The Young and Prodigious T.S. Spivet, 2014.
Directed by Jean-Pierre Jeunet.
Starring Callum Keith Rennie, Helena Bonham Carter, Dominique Pinon, Kyle Catlett, Judy Davis and Jakob Davies.
SYNOPSIS:
Upon receiving the news that he has won an award from the Smithsonian Institute, the ten-year-old TS Spivet leaves his family home on an adventure to collect his prize.
Whenever I watch a Jean-Pierre Jeunet picture, the feelings that it invokes are always the same. There is fascination and wonder, not disimilar to the feelings of open-mouthed awe at everything from the eyes of a blind man seeing for the first time. It might not actually be that revolutionary, but dressed up just right, it is still a previously unwitnessed treat. Like the eponymous TS Spivet, you could also liken it to the inquisitve nature of a curious and innocently optimistic child, not knowing what’s coming but anticipating the nervous excitement of its arrival, nonetheless.
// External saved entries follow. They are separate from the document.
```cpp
template <class S, int L, class Ring> __device__ __forceinline__ void arh_hidden(Ring& ring, const float* bias_q, const ArhB (&in)[S::TMAX / 2], f32x4 (&out)[S::TMAX], float d) {
  typedef ArxPat<S> P;
  constexpr int NB = S::NB[L], BASE = S::BASE[L], HTL = S::HT[L];
  ars_for<HTL>([&](auto t_) ARS_ALWAYS_INLINE {
    constexpr int t = t_;
    if constexpr (!P::tile_has_blocks(L, t)) out[t] = *reinterpret_cast<const f32x4*>(bias_q + t * 16);
  });
  if constexpr (NB > 0) {
    constexpr int LOOK = ARH_LOOK < NB ? ARH_LOOK : NB;
    f32x4 a[LOOK + 1][2];
    f32x4 bs;
    f32x4 acc;
    const unsigned bias_addr = arx_lds_addr(bias_q);
    ars_for<LOOK>([&](auto b_) ARS_ALWAYS_INLINE {
      constexpr int b = b_;
      ars_for<2>([&](auto p) ARS_ALWAYS_INLINE { a[b][p] = ring.template read<BASE + 2 * b + decltype(p)::value>(); });
    });
    ars_for<NB>([&](auto s_) ARS_ALWAYS_INLINE {
      constexpr int s = s_, ot = P::ot(L, s), ip = P::ip(L, s), cur = s % (LOOK + 1);
      constexpr bool first_of_tile = (s == 0 || P::ot(L, s - 1) != ot), last_of_tile = (s + 1 == NB || P::ot(L, s + 1) != ot);
      if constexpr (first_of_tile) acc = f32x4{0.f, 0.f, 0.f, 0.f};
      if constexpr (last_of_tile) bs = arx_lds_raw<ot * 64>(bias_addr);
      if constexpr (s + LOOK < NB) {
        constexpr int nx = (s + LOOK) % (LOOK + 1);
        ars_for<2>([&](auto p) ARS_ALWAYS_INLINE { a[nx][p] = ring.template read<BASE + 2 * (s + LOOK) + decltype(p)::value>(); });
      }
      constexpr int ahead = (s + LOOK < NB ? LOOK : NB - 1 - s);
      if constexpr (last_of_tile) arh_settle<(s + LOOK < NB ? 2 : 0)>(a[cur][0], a[cur][1], bs);
      else arh_settle<2 * ahead>(a[cur][0], a[cur][1]);
      if (ARX_FENCE) __builtin_amdgcn_sched_barrier(0);
      arh_block(a[cur], in[ip], acc);
      if (ARX_FENCE) __builtin_amdgcn_sched_barrier(0);
      if constexpr (last_of_tile) {
        if (ARH_DESCALE_PK) {
#pragma unroll
          for (int r = 0; r < 4; r += 2) {
            const arh_f32x2 o = __builtin_elementwise_fma(arh_f32x2{acc[r], acc[r + 1]}, arh_f32x2{d, d}, arh_f32x2{bs[r], bs[r + 1]});
            out[ot][r] = o[0]; out[ot][r + 1] = o[1];
          }
        } else {
#pragma unroll
          for (int r = 0; r < 4; ++r) out[ot][r] = __builtin_fmaf(acc[r], d, bs[r]);
        }
      }
    });
  }
}

template <class S, int L, class Ring> __device__ __forceinline__ void arh_hidden_stack(Ring& ring, const float* bias_lds, int q, ArhB (&in)[S::TMAX / 2], f32x4 (&out)[S::TMAX], const ArArgs& a,
                                                                                       float& inv_s, float& poison) {
  if constexpr (L < S::NH) {
    arh_hidden<S, L>(ring, bias_lds + L * S::BIAS_STRIDE + 4 * q, in, out, a.wdescale[L] * inv_s);
    constexpr int HTL = S::HT[L];
    float amax = 0.f;
    if constexpr (S::ACT == 1 && ARH_EPI_PINNED) {
#pragma unroll
      for (int t = 0; t < HTL; ++t)
#pragma unroll
        for (int r = 0; r < 4; r += 2) {
          asm("v_max_f32 %0, 0, %0" : "+v"(out[t][r]));
          asm("v_max_f32 %0, 0, %0" : "+v"(out[t][r + 1]));
          asm("v_max3_f32 %0, %0, %1, %2" : "+v"(amax) : "v"(out[t][r]), "v"(out[t][r + 1]));
        }
    } else if constexpr (S::ACT == 1) {
#pragma unroll
      for (int t = 0; t < HTL; ++t)
#pragma unroll
        for (int r = 0; r < 4; ++r) {
          if (ARH_RELU_INT) out[t][r] = __builtin_bit_cast(float, max(__builtin_bit_cast(int, out[t][r]), 0));
          else out[t][r] = out[t][r] < 0.f ? 0.f : out[t][r];
          amax = fmaxf(amax, out[t][r]);
        }
    } else {
      ar_activate<S::ACT, HTL>(out, out);
#pragma unroll
      for (int t = 0; t < HTL; ++t)
#pragma unroll
        for (int r = 0; r < 4; ++r) amax = fmaxf(amax, fabsf(out[t][r]));
    }
    float s;
    arh_scale(amax, s, inv_s);
    if constexpr (S::ACT == 1 && ARH_EPI_PINNED) {
      if (!(amax < ARH_AMAX_OVERFLOW)) poison = __builtin_nanf("");
    }
    const f32x4 zero = {0.f, 0.f, 0.f, 0.f};
#pragma unroll
    for (int p = 0; p < (HTL + 1) / 2; ++p) arh_split(out[2 * p], 2 * p + 1 < HTL ? out[2 * p + 1] : zero, s, in[p]);
    arh_hidden_stack<S, L + 1, Ring>(ring, bias_lds, q, in, out, a, inv_s, poison);
  }
}

template <class S, typename Uni, bool DIAG = false> __global__ __launch_bounds__(64 * S::WAVES, S::OCC) void arh_kernel(ArArgs a) {
  typedef ArhRing<S::WAVES, S::CH, S::NR> Ring;
  static_assert(S::WAVES == 8 && S::NR == 3 && S::TMAX <= 16 && S::TMAX % 2 == 0 && S::OCC == 2, "two-part split kernels: widths <= 256, two wavefronts per SIMD");
  constexpr int NT = Uni::NT, FPL = Uni::FPL, TOTAL = Uni::TOTAL, WAVES = S::WAVES;
  constexpr int NG = S::NG;
  constexpr int NSTEP = S::GOFF[NG];
  constexpr bool XLDS = S::XLDS;
  const ArLane ln;
  const int tid = ln.tid, lane = ln.lane, wave = ln.wave, j = ln.j, q = ln.q;

  Ring ring;
  ring.lds = ars_lds; ring.stream = a.stream; ring.n_chunks = a.n_chunks; ring.wave = wave; ring.lane = lane;
  ring.load_chunk = 0; ring.load_slot = 0;
#pragma unroll
  for (int i = 0; i < S::NR - 1; ++i) ring.issue();
  ring.slot = S::NR - 1;
  ring.lds_off = (unsigned)(size_t)((__attribute__((address_space(3))) float*)ars_lds);
  ring.cur_off = ring.lds_off;

  auto x_request = [&](int64_t tile, f32x4 (&xv)[S::NIT]) ARS_ALWAYS_INLINE {
    const int64_t n = tile * (16 * WAVES) + wave * 16 + j;
    const float* row = a.x + (n < a.N ? n : a.N - 1) * a.ldx;
#pragma unroll
    for (int it = 0; it < S::NIT; ++it) {
      const int col = it * 16 + 4 * q;
      xv[it] = *reinterpret_cast<const f32x4*>(row + ((it + 1) * 16 <= S::DIN || col < S::DIN ? col : S::DIN - 4));
    }
  };
  f32x4 xnext[S::NIT];
  if (ARH_PREFETCH) x_request(blockIdx.x, xnext);

  float* const bias_lds = ars_lds + S::NR * S::CH * AR_TF;
  int* const fmap_lds = ArLds::fmap(bias_lds, a.bias_floats);
  float* const xr = ArLds::row(fmap_lds, wave, j, a.xs);
  ArLds::stage<64 * WAVES>(a, tid, bias_lds, fmap_lds, NG * 4 * FPL);
  const float* bias_last = bias_lds + S::NH * S::BIAS_STRIDE;
  const unsigned bias_last_addr = arx_lds_addr(bias_last + 4 * q);
  const ArFids<NG, FPL, (NG * FPL <= 32)> fids(fmap_lds, q);

  for (int64_t tile = blockIdx.x; tile < a.n_tiles; tile += gridDim.x) {
    const int64_t n = tile * (16 * WAVES) + wave * 16 + j;
    const bool live = n < a.N;
    const int64_t nc = live ? n : a.N - 1;
    const float* xrow = a.x + nc * a.ldx;

    ArhB in[S::TMAX / 2];
    f32x4 out[S::TMAX];
    float poison;
    float inv_s;
    {
      f32x4 xin[S::NIT + 1];
#pragma unroll
      for (int it = 0; it < S::NIT; ++it) {
        f32x4 v = {0.f, 0.f, 0.f, 0.f};
        if (ARH_PREFETCH) {
          if ((it + 1) * 16 <= S::DIN || it * 16 + 4 * q < S::DIN) v = xnext[it];
        } else {
          if ((it + 1) * 16 <= S::DIN || it * 16 + 4 * q < S::DIN) v = *reinterpret_cast<const f32x4*>(xrow + it * 16 + 4 * q);
        }
        xin[it] = v;
      }
      xin[S::NIT] = f32x4{0.f, 0.f, 0.f, 0.f};
      poison = ar_poison_of<S::NIT>(xin);
      float amax = 0.f;
#pragma unroll
      for (int it = 0; it < S::NIT; ++it)
#pragma unroll
        for (int r = 0; r < 4; ++r) amax = fmaxf(amax, fabsf(xin[it][r]));
      if constexpr (XLDS) ar_rows_in<S::D>(xr, q, xin);
      float s;
      arh_scale(amax, s, inv_s);
      if constexpr (S::ACT == 1 && ARH_EPI_PINNED) {
        if (!(amax < ARH_AMAX_OVERFLOW)) poison = __builtin_nanf("");
      }
#pragma unroll
      for (int p = 0; p < (S::NIT + 1) / 2; ++p) arh_split(xin[2 * p], xin[2 * p + 1], s, in[p]);
    }

    float ladj_in = 0.f;
    if (ARH_PREFETCH && a.ladj && a.accumulate && live && q == 0) ladj_in = a.ladj[n];

    arh_hidden_stack<S, 0, Ring>(ring, bias_lds, q, in, out, a, inv_s, poison);

    const float dl = a.wdescale[S::NH] * inv_s;
    float lacc = 0.f;
    constexpr int NBL = NSTEP * NT;
    constexpr int LOOKL = ARH_LOOK < NBL ? ARH_LOOK : NBL;
    f32x4 w[LOOKL + 1][2];
    constexpr int XPOS = ARH_PREFETCH ? (S::LAST_BASE + S::CH - 1) / S::CH * S::CH : -1;
    if (ARH_PREFETCH) {
      asm volatile("" ::: "memory");
      x_request(tile + gridDim.x < a.n_tiles ? tile + gridDim.x : tile, xnext);
      asm volatile("" ::: "memory");
    }
#define ARH_READ_LAST(POS) ring.template read<(POS), ((POS) == XPOS ? S::NIT : 0)>()
    ars_for<LOOKL>([&](auto b_) ARS_ALWAYS_INLINE {
      constexpr int b = b_;
      ars_for<2>([&](auto p) ARS_ALWAYS_INLINE { w[b][p] = ARH_READ_LAST(S::LAST_BASE + 2 * b + decltype(p)::value); });
    });
    ars_for<NG>([&](auto g_) ARS_ALWAYS_INLINE {
      constexpr int g = g_, ST0 = S::GOFF[g], GN = S::GOFF[g + 1] - S::GOFF[g];
      int fid[FPL];
      float xin[FPL];
      fids.template fetch<XLDS>(g, xr, xrow, fid, xin);
      f32x4 acc[NT], bs[NT];
      if constexpr (GN == 0) {
        const float* bg = bias_last + (g * NT) * 16 + 4 * q;
        ars_for<NT>([&](auto t) ARS_ALWAYS_INLINE { bs[t] = *reinterpret_cast<const f32x4*>(bg + t * 16); });
      }
      ars_for<NT>([&](auto t) ARS_ALWAYS_INLINE { acc[t] = f32x4{0.f, 0.f, 0.f, 0.f}; });
      ars_for<GN>([&](auto i_) ARS_ALWAYS_INLINE {
        constexpr int st = ST0 + decltype(i_)::value, ip = S::G_IP[st];
        ars_for<NT>([&](auto t_) ARS_ALWAYS_INLINE {
          constexpr int t = t_, blk = st * NT + t, cur = blk % (LOOKL + 1);
          constexpr bool last_of_group = (decltype(i_)::value == GN - 1 && t == NT - 1);
          if constexpr (last_of_group) {
            ars_for<NT>([&](auto u) ARS_ALWAYS_INLINE { bs[u] = arx_lds_raw<(g * NT + decltype(u)::value) * 64>(bias_last_addr); });
          }
          if constexpr (blk + LOOKL < NBL) {
            constexpr int nx = (blk + LOOKL) % (LOOKL + 1);
            ars_for<2>([&](auto p) ARS_ALWAYS_INLINE { w[nx][p] = ARH_READ_LAST(S::LAST_BASE + 2 * (blk + LOOKL) + decltype(p)::value); });
          }
          constexpr int ahead = (blk + LOOKL < NBL ? LOOKL : NBL - 1 - blk);
          if constexpr (last_of_group) arh_settle<(blk + LOOKL < NBL ? 2 : 0)>(w[cur][0], w[cur][1]);
          else arh_settle<2 * ahead>(w[cur][0], w[cur][1]);
          if constexpr (last_of_group) {
#pragma unroll
            for (int u = 0; u < NT; ++u) arh_touch(bs[u]);
          }
          if (ARX_FENCE) __builtin_amdgcn_sched_barrier(0);
          arh_block(w[cur], in[ip], acc[t]);
          if (ARX_FENCE) __builtin_amdgcn_sched_barrier(0);
        });
      });
      float p[4 * NT];
      ars_for<NT>([&](auto t) ARS_ALWAYS_INLINE {
#pragma unroll
        for (int r = 0; r < 4; ++r) {
          p[4 * t + r] = __builtin_fmaf(acc[t][r], dl, bs[t][r]);
          if (ARH_POISON_ONE) asm("" : "+v"(p[4 * t + r]));
        }
      });
      ar_uni_epilogue<Uni, DIAG, XLDS>(p, a, fid, xin, poison, xr, n, live, S::D, lacc);
    });
#undef ARH_READ_LAST
    if (ARH_PREFETCH) ar_ladj_store<true>(a, lacc, n, live, q, ladj_in);
    if constexpr (XLDS) ar_rows_out<S::D>(xr, q, a.y + n * a.ldy, live);
    if (!ARH_PREFETCH) ar_ladj_store(a, lacc, n, live, q);
  }
  asm volatile("s_waitcnt vmcnt(0)" ::: "memory");
}

template <class S, typename Uni> static int arh_launch(const ArArgs* in, int abi, int args_bytes, int train, void* stream) {
  if (abi != ARS_ABI || args_bytes != (int)sizeof(ArArgs)) return ZK_EINVAL;
  ArArgs a = *in;
  if (train || a.D != S::D || a.DIN != S::DIN || a.L != S::NH + 1 || a.act != S::ACT || a.sched || a.NG != S::NG || a.n_chunks != S::NCHUNK || a.l1rev) return ZK_EINVAL;
  for (int l = 0; l <= S::NH; ++l)
    if (!(a.wdescale[l] > 0.f) || !(a.wdescale[l] < __builtin_inff())) return ZK_EINVAL;
  a.n_tiles = (a.N + 16 * S::WAVES - 1) / (16 * S::WAVES);
  a.xs = ((S::D + 3) / 4) * 4 + 4;
  const bool vec_ok = (S::D % 4 == 0) && (a.ldy % 4 == 0) && ((uintptr_t)a.y % 16 == 0);
  if (S::XLDS != 0 && !vec_ok) return ZK_EINVAL;
  a.xlds = S::XLDS;
  const int lds = ArLds::bytes(S::NR * S::CH * AR_TF, a.bias_floats, S::XLDS ? S::WAVES : 0, a.xs);
  if (lds > 160 * 1024) return ZK_EINVAL;
  const void* fn = nullptr;
  if ((a.bin_out != nullptr) != (a.knots_out != nullptr)) return ZK_EINVAL;
  if (a.bin_out) {
    if constexpr (Uni::NKNOT > 1) fn = (const void*)arh_kernel<S, Uni, true>;
  } else {
    fn = (const void*)arh_kernel<S, Uni, false>;
  }
  if (!fn) return ZK_EINVAL;
  return ar_launch_dyn_lds(fn, 256, 64 * S::WAVES, lds, a, stream);
}

}
```

zuko_amd/csrc/fused_ar_split_impl.h:

```cpp
#pragma once
#include "fused_ar_static_impl.h"
#include "zk_half.h"
#include "zk_univariate_bwd.h"

#ifndef ARX_LOOK
#define ARX_LOOK 1
#endif
#ifndef ARX_FENCE
#define ARX_FENCE 1
#endif

namespace zk {

typedef __bf16 bf16x8 __attribute__((ext_vector_type(8)));

struct ArxB {
  bf16x8 h, m, l;
};

__device__ __forceinline__ void arx_split(const f32x4& lo, const f32x4& hi, ArxB& b) {
  if (ARX_ABL == 6) {
    b.h = __builtin_bit_cast(bf16x8, lo); b.m = __builtin_bit_cast(bf16x8, hi); b.l = b.h;
    return;
  }
#pragma unroll
  for (int e = 0; e < 8; ++e) {
    const float v = e < 4 ? lo[e] : hi[e - 4];
    const __bf16 h = (__bf16)v;
    const float r1 = v - (float)h;
    const __bf16 m = (__bf16)r1;
    const float r2 = r1 - (float)m;
    b.h[e] = h;
    b.m[e] = m;
    b.l[e] = (__bf16)r2;
  }
}

#define ARX_MFMA(A, B, C) C = __builtin_amdgcn_mfma_f32_16x16x32_bf16(__builtin_bit_cast(bf16x8, A), B, C, 0, 0, 0)
__device__ __forceinline__ void arx_block(const f32x4 (&a)[3], const ArxB& b, f32x4& c) {
  if (ARX_ABL == 2) {
    asm volatile("" ::"v"(a[0]), "v"(a[1]), "v"(a[2]));
    return;
  }
  ARX_MFMA(a[2], b.h, c);
  ARX_MFMA(a[0], b.l, c);
  ARX_MFMA(a[1], b.m, c);
  ARX_MFMA(a[1], b.h, c);
  ARX_MFMA(a[0], b.m, c);
  ARX_MFMA(a[0], b.h, c);
}

template <int OFF> __device__ __forceinline__ f32x4 arx_lds_raw(unsigned addr) {
  f32x4 v;
  asm volatile("ds_read_b128 %0, %1 offset:%2" : "=v"(v) : "v"(addr), "n"(OFF));
  return v;
}
__device__ __forceinline__ unsigned arx_lds_addr(const float* p) { return (unsigned)(size_t)((const __attribute__((address_space(3))) float*)p); }

template <bool ON> __device__ __forceinline__ void arx_mfma_guard(f32x4& acc) {
  if constexpr (ON) asm volatile("s_nop 15" : "+v"(acc));
}
template <class S, class = void> struct ArxOneWave : std::false_type {};
template <class S> struct ArxOneWave<S, std::void_t<decltype(S::OCC)>> : std::integral_constant<bool, S::OCC == 1> {};

template <class S> struct ArxPat {
  static constexpr int ot(int l, int s) { return S::B_OT[S::BOFF[l] + s]; }
  static constexpr int ip(int l, int s) { return S::B_IP[S::BOFF[l] + s]; }
  static constexpr bool tile_has_blocks(int l, int t) {
    for (int s = 0; s < S::NB[l]; ++s)
      if (ot(l, s) == t) return true;
    return false;
  }
};

template <class S, int L, class Ring> __device__ __forceinline__ void arx_hidden(Ring& ring, const float* bias_q, const ArxB (&in)[S::TMAX / 2], f32x4 (&out)[S::TMAX]) {
  typedef ArxPat<S> P;
  constexpr int NB = S::NB[L], BASE = S::BASE[L], HTL = S::HT[L];
  ars_for<HTL>([&](auto t_) ARS_ALWAYS_INLINE {
    constexpr int t = t_;
    if constexpr (!P::tile_has_blocks(L, t)) out[t] = *reinterpret_cast<const f32x4*>(bias_q + t * 16);
  });
  if constexpr (NB > 0) {
    constexpr int LOOK = ARX_LOOK < NB ? ARX_LOOK : NB;
    f32x4 a[LOOK + 1][3];
    const unsigned bias_addr = arx_lds_addr(bias_q);
    ars_for<LOOK>([&](auto b_) ARS_ALWAYS_INLINE {
      constexpr int b = b_;
      ars_for<3>([&](auto p) ARS_ALWAYS_INLINE { a[b][p] = ring.template read<BASE + 3 * b + decltype(p)::value>(); });
    });
    ars_for<NB>([&](auto s_) ARS_ALWAYS_INLINE {
      constexpr int s = s_, ot = P::ot(L, s), ip = P::ip(L, s), cur = s % (LOOK + 1);
      constexpr bool first_of_tile = (s == 0 || P::ot(L, s - 1) != ot);
      if constexpr (first_of_tile) out[ot] = arx_lds_raw<ot * 64>(bias_addr);
      if constexpr (s + LOOK < NB) {
        constexpr int nx = (s + LOOK) % (LOOK + 1);
        ars_for<3>([&](auto p) ARS_ALWAYS_INLINE { a[nx][p] = ring.template read<BASE + 3 * (s + LOOK) + decltype(p)::value>(); });
      }
      constexpr int ahead = (s + LOOK < NB ? LOOK : NB - 1 - s);
      if constexpr (first_of_tile) ars_settle<(s + LOOK < NB ? 3 : 0)>(a[cur][0], a[cur][1], a[cur][2], out[ot]);
      else ars_settle<3 * ahead>(a[cur][0], a[cur][1], a[cur][2]);
      if (ARX_FENCE) __builtin_amdgcn_sched_barrier(0);
      arx_block(a[cur], in[ip], out[ot]);
      if (ARX_FENCE) __builtin_amdgcn_sched_barrier(0);
    });
    arx_mfma_guard<ArxOneWave<S>::value>(out[P::ot(L, NB - 1)]);
  }
}

__device__ __forceinline__ void arx_amax_flush(const ArArgs& a, const float (&mx)[4], unsigned which, int lane) {
#pragma unroll
  for (int l = 0; l < 4; ++l)
    if (a.amax[l]) {
      const float m = gh_wave_max(mx[l]);
      if (lane == 0) gh_amax_put(a.amax[l], which, m);
    }
}
template <class S, int L, class Ring, bool TRAIN> __device__ __forceinline__ void arx_hidden_stack(Ring& ring, const float* bias_lds, int q, ArxB (&in)[S::TMAX / 2], f32x4 (&out)[S::TMAX],
                                                                                                 const ArArgs& a, int64_t n, bool live, float (&mx)[4]) {
  if constexpr (L < S::NH) {
    arx_hidden<S, L>(ring, bias_lds + L * S::BIAS_STRIDE + 4 * q, in, out);
    constexpr int HTL = S::HT[L];
    ar_activate<S::ACT, HTL>(out, out);
    if constexpr (TRAIN) {
      if (live) {
#pragma unroll
        for (int t = 0; t < HTL; ++t) *reinterpret_cast<f32x4*>(a.act_out[L < 3 ? L : 2] + n * (HTL * 16) + t * 16 + 4 * q) = out[t];
        if (a.amax[L < 3 ? L : 2]) {
#pragma unroll
          for (int t = 0; t < HTL; ++t)
#pragma unroll
            for (int r = 0; r < 4; ++r) mx[L < 3 ? L : 2] = fmaxf(mx[L < 3 ? L : 2], fabsf(out[t][r]));
        }
      }
    }
    const f32x4 zero = {0.f, 0.f, 0.f, 0.f};
#pragma unroll
    for (int p = 0; p < (HTL + 1) / 2; ++p) arx_split(out[2 * p], 2 * p + 1 < HTL ? out[2 * p + 1] : zero, in[p]);
    arx_hidden_stack<S, L + 1, Ring, TRAIN>(ring, bias_lds, q, in, out, a, n, live, mx);
  }
}
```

Jeunet (Amelie, Delicatessen, A Very Long Engagement), once again, brings us a picture that features his usual off-kilter view of humanity. You cannot deny that the man has a unique and peculiar vision, choosing to represent characters that speak to him as a creative conduit, allowing his huge imagination to freefall wherever and everywhere. The film, an adaptation of Reif Larson’s The Selected Works of T.S. Spivet, centres around the life a young but brilliant boy, his creation of a perpetual motion wheel and his unique train journey alone to collect the Baird Award from the Smithsonian Institute, who at the time of offering him the prize, have no idea that he is only ten years old.
Son of a cowboy father, an entomologist mother and raised on a Montana farm, the often quizzical young boy, not showing any proficiency for hunting, grappling any other skill required of a cowboy-in-training has been left to his own devices quite a bit in his time, where his imagination runs riot and it is not a time he believes should be wasted. Inspired by a lecture to search for the answer to perpetual motion, he takes up the challenge with miraculous results.
When the call comes to honour T.S .Spivet for his achievement in science, the Institute assumes it is his father that is responsible, a falsehood that T.S. himself agrees is the case as he is speaking to the Institiute on the telephone at the time. He desperately wants to go to receive his award, but he’s only ten, and he hasn’t even told his parents that he has won. His father would not be proud of his scientific feats, T.S. believes, as ever since the accidental death of his twin brother, he believes his father blames him for the loss of his other son, Layton, the boy that clearly was the object if his father’s real affections.
And so T.S. packs a bag in the middle of the night and heads for the freight train that he knows will pass near his house, just like clockwork, at the same time every early morning. And so his adventure begins.
Narrated by T.S., we are drawn effortlessly into his ordinary world. A distant father, a pre-occupied mother and the one remaining spouse, a teenage sister that hates her life in the middle of nowhere almost as much as T.S. despairs of his own. This gifted but unrecognised child, lost in his own world of regret at the death of his brother and the sadness at his invisibility to those around him becomes more and more closed off as time passes, only really finding any kind of life in his focused goal of achieving a scientific breakthrough.
Naturally, these characters are both extremely well realised and individually unique and immersive, given the opportunity to dwell with each them for a while. The writing is brilliantly effervescent, breathing hearty gulps of life into characters that could easily have been boring and pedestrian in other hands. The cinematography, as you would expect for a Jeunet project, is sumptuous and even overpowers the narrative on occasion, but it is so glorious that you can easily become lost in the characters surroundings with some stunning attention to detail, in examples like the fathers’ study, where you simply know that every knick-knack has a back-story of its own.
Again, true to form, Jeunet does throw the odd spanner in the works, be it an unexpected animation or two, but this compliments the film well and never feels out of place with the often dream-like setting that these characters have been placed, often making the audience feel gladly out of time.
The acting is mostly brilliant, but this is a heavy burden for one so young to cope with and whilst Catlett does some outstanding work at times, you do sometimes find yourself checking the reality quotient when he is asked to handle some of the more meatier moments that would require an acting talent of years greater than his own. On the whole, however, his performance is often just as impressive as the invention his character has created.
Altogether, a beautiful, elegant and delightful piece of film-making that will often have you enraptured by the simple story, with a signature feel of Jeunet that proves, yet again, what an imaginative luminary he indeed is. Go get lost with T.S. for a couple of hours, and you will be a better human being for it, I guarantee it.